EXERCISE DETAILS -
Transcribe the line containing "else if (mode == 1 &&" and every line after it, exactly, through the end of the records.

Segment Start: DATASET RECORDS

static std::mutex g_grid_mu;
static std::unordered_map<uint64_t, int> g_grid_smem;
static int grid_for_smem(uint32_t ntiles, int device, const void* fn, int threads, size_t smem) {
    const uint64_t key = ((uint64_t)(uint32_t)device << 40) ^ ((uint64_t)(uintptr_t)fn << 20) ^ (uint64_t)smem;
    int g = 0;
    {
        std::lock_guard<std::mutex> lk(g_grid_mu);
        auto it = g_grid_smem.find(key);
        if (it != g_grid_smem.end()) g = it->second;
    }
    if (!g) {
        int cus = 0, occ = 0;
        if (hipDeviceGetAttribute(&cus, hipDeviceAttributeMultiprocessorCount, device) != hipSuccess || cus < 1) cus = 1;
        if (hipOccupancyMaxActiveBlocksPerMultiprocessor(&occ, fn, threads, smem) != hipSuccess || occ < 1) occ = 1;
        g = cus * occ;
        std::lock_guard<std::mutex> lk(g_grid_mu);
        g_grid_smem[key] = g;
    }
    if ((uint64_t)g > ntiles) g = (int)ntiles;
    return g < 1 ? 1 : g;
}

hipError_t launch_merge_pass(const PassParams& p, int input_u16, int big_endian, int device, hipStream_t s) {
    if (p.ntiles == 0) return hipSuccess;
    if (!input_u16) {
        const void* fn = big_endian ? (const void*)merge_pass_kernel<uint8_t, true> : (const void*)merge_pass_kernel<uint8_t, false>;
        const int grid = grid_for(p.ntiles, device, fn, kThreads, big_endian ? 1 : 0);
        if (big_endian) hipLaunchKernelGGL((merge_pass_kernel<uint8_t, true>), dim3(grid), dim3(kThreads), 0, s, p);
        else hipLaunchKernelGGL((merge_pass_kernel<uint8_t, false>), dim3(grid), dim3(kThreads), 0, s, p);
        return hipGetLastError();
    }
    const bool lds = p.hbytes <= kHashLdsMax;
    const void* fn = lds ? (const void*)merge_tokens_kernel<true> : (const void*)merge_tokens_kernel<false>;
    const size_t smem = lds ? p.hbytes : 0;
    const int grid = grid_for_smem(p.ntiles, device, fn, kThreads, smem);
    if (lds) hipLaunchKernelGGL((merge_tokens_kernel<true>), dim3((unsigned)grid), dim3(kThreads), smem, s, p);
    else hipLaunchKernelGGL((merge_tokens_kernel<false>), dim3((unsigned)grid), dim3(kThreads), 0, s, p);
    return hipGetLastError();
}

hipError_t launch_scan_bytes(const PassParams& p, int mode, int live, int device, hipStream_t s) {
    if (p.ntiles == 0) return hipSuccess;
    using seg::scan_bytes_kernel;
    const void* fn = mode == 0 ? (const void*)scan_bytes_kernel<true, 0, false>
                     : mode == 1 ? (live ? (const void*)scan_bytes_kernel<true, 1, true> : (const void*)scan_bytes_kernel<true, 1, false>)
                                 : (live ? (const void*)scan_bytes_kernel<true, 2, true> : (const void*)scan_bytes_kernel<true, 2, false>);
    if (mode < 0 || mode > 2 || (mode == 0 && live)) return hipErrorInvalidValue;
    const int grid = grid_for(p.ntiles, device, fn, seg::kThreads, 4);
    const dim3 g((unsigned)grid), b(seg::kThreads);
    if (mode == 0) hipLaunchKernelGGL((scan_bytes_kernel<true, 0, false>), g, b, 0, s, p);
    else if (mode == 1 && live) hipLaunchKernelGGL((scan_bytes_kernel<true, 1, true>), g, b, 0, s, p);
    else if (mode == 1) hipLaunchKernelGGL((scan_bytes_kernel<true, 1, false>), g, b, 0, s, p);
    else if (live) hipLaunchKernelGGL((scan_bytes_kernel<true, 2, true>), g, b, 0, s, p);
    else hipLaunchKernelGGL((scan_bytes_kernel<true, 2, false>), g, b, 0, s, p);
    return hipGetLastError();
}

Segment End: DATASET RECORDS

ANSWER TO THIS EXERCISE -
    else if (mode == 1 && live) hipLaunchKernelGGL((scan_bytes_kernel<true, 1, true>), g, b, 0, s, p);
    else if (mode == 1) hipLaunchKernelGGL((scan_bytes_kernel<true, 1, false>), g, b, 0, s, p);
    else if (live) hipLaunchKernelGGL((scan_bytes_kernel<true, 2, true>), g, b, 0, s, p);
    else hipLaunchKernelGGL((scan_bytes_kernel<true, 2, false>), g, b, 0, s, p);
    return hipGetLastError();
}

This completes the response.